Source material:
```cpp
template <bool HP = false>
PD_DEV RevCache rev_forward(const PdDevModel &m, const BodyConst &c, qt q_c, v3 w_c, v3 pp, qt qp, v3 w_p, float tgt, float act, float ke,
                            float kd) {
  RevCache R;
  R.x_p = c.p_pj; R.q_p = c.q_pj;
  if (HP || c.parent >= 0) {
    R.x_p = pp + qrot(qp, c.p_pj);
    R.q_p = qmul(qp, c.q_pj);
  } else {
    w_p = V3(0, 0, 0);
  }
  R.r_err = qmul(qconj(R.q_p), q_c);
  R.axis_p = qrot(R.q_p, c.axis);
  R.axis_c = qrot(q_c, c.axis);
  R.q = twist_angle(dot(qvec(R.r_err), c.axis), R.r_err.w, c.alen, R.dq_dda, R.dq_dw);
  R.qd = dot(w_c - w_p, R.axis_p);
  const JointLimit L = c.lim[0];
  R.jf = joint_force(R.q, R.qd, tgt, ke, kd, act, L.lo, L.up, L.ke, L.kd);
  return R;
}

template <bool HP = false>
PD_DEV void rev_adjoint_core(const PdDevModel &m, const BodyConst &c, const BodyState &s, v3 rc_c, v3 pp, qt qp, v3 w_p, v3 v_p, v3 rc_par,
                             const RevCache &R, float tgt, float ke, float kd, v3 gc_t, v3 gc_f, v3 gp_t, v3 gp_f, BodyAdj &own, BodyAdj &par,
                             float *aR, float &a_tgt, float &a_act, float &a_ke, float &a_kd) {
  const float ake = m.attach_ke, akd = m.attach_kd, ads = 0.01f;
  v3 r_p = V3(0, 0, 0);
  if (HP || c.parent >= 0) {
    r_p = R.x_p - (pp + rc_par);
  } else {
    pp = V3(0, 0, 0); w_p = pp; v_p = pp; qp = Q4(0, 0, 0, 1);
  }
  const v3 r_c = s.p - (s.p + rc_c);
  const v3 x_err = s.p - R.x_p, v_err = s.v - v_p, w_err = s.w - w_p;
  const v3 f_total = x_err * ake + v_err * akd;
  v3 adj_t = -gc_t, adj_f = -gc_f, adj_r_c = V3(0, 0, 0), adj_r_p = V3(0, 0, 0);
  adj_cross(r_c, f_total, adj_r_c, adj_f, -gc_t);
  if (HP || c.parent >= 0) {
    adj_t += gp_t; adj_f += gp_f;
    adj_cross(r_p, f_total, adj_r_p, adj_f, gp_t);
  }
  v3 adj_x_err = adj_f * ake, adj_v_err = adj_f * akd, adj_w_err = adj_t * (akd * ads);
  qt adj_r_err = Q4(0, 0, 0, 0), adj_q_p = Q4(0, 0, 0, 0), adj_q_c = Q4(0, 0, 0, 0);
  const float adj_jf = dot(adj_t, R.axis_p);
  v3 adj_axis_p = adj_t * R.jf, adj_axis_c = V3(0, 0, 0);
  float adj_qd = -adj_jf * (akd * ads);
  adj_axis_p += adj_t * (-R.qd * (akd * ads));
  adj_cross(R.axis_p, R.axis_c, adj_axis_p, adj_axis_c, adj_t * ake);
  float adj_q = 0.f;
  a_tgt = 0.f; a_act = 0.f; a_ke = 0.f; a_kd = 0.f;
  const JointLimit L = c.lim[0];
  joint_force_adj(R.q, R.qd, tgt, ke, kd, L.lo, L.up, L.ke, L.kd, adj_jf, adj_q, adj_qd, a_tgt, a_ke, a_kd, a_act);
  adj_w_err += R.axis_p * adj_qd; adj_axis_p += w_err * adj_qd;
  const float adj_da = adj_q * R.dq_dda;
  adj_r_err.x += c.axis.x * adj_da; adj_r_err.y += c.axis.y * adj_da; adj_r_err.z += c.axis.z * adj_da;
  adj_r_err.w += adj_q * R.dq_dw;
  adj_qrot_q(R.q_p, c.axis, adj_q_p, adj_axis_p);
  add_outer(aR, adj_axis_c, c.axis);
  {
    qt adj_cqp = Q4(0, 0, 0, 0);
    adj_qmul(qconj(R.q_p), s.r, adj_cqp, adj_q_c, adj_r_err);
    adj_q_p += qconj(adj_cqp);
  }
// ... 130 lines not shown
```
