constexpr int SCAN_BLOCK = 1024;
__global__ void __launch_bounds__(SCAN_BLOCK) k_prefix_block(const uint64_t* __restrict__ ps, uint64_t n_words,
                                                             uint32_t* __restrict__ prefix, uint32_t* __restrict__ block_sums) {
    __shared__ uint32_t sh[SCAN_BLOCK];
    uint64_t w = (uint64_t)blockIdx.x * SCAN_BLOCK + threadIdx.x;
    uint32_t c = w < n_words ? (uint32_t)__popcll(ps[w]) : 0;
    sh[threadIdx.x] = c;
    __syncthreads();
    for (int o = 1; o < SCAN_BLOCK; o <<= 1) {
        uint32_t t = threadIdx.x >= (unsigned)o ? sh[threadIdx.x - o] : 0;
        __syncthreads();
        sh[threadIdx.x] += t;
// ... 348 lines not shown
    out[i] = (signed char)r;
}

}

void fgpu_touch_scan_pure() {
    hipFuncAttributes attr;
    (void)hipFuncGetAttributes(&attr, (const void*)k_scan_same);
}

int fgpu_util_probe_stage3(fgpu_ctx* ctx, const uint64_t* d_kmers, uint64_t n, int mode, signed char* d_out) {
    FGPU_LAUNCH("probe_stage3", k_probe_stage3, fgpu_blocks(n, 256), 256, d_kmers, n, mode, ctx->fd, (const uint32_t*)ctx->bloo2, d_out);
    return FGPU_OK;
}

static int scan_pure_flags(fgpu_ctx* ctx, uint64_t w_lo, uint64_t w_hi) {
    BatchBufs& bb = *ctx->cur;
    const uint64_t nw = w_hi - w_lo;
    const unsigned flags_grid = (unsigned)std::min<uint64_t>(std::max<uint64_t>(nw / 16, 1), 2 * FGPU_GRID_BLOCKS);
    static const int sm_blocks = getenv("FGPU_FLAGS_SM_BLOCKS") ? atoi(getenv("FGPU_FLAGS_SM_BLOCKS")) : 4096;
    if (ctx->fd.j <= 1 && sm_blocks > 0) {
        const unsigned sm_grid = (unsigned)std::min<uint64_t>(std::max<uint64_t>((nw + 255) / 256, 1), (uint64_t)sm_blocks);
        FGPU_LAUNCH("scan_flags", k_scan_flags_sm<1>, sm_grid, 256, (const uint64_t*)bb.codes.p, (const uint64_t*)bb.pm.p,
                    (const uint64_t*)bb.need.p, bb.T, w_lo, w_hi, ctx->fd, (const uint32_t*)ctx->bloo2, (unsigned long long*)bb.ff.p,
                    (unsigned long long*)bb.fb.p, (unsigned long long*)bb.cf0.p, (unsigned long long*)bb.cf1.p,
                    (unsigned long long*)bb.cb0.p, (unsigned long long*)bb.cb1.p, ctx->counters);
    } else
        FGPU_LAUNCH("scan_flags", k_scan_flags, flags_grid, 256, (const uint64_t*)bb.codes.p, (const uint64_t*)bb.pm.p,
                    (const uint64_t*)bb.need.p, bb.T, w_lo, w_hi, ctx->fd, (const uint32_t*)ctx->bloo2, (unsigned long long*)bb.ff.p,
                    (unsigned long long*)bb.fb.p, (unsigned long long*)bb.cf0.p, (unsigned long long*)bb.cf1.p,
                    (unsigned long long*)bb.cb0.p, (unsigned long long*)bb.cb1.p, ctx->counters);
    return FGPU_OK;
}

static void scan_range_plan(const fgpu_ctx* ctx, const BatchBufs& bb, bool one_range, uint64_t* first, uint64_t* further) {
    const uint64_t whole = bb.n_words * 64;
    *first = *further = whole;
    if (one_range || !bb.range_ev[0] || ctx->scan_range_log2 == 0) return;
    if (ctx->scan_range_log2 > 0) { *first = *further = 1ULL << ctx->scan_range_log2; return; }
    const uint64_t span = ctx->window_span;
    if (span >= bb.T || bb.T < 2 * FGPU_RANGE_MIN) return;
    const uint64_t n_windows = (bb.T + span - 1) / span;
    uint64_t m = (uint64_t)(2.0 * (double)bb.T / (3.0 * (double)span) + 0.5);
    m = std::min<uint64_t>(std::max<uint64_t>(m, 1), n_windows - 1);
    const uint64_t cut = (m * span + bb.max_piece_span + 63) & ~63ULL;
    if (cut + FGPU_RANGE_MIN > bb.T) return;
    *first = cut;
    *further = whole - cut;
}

Task prompt: Looking at the data, how many lines hold the string "float"? Reply with the number alone.

Written solution: 9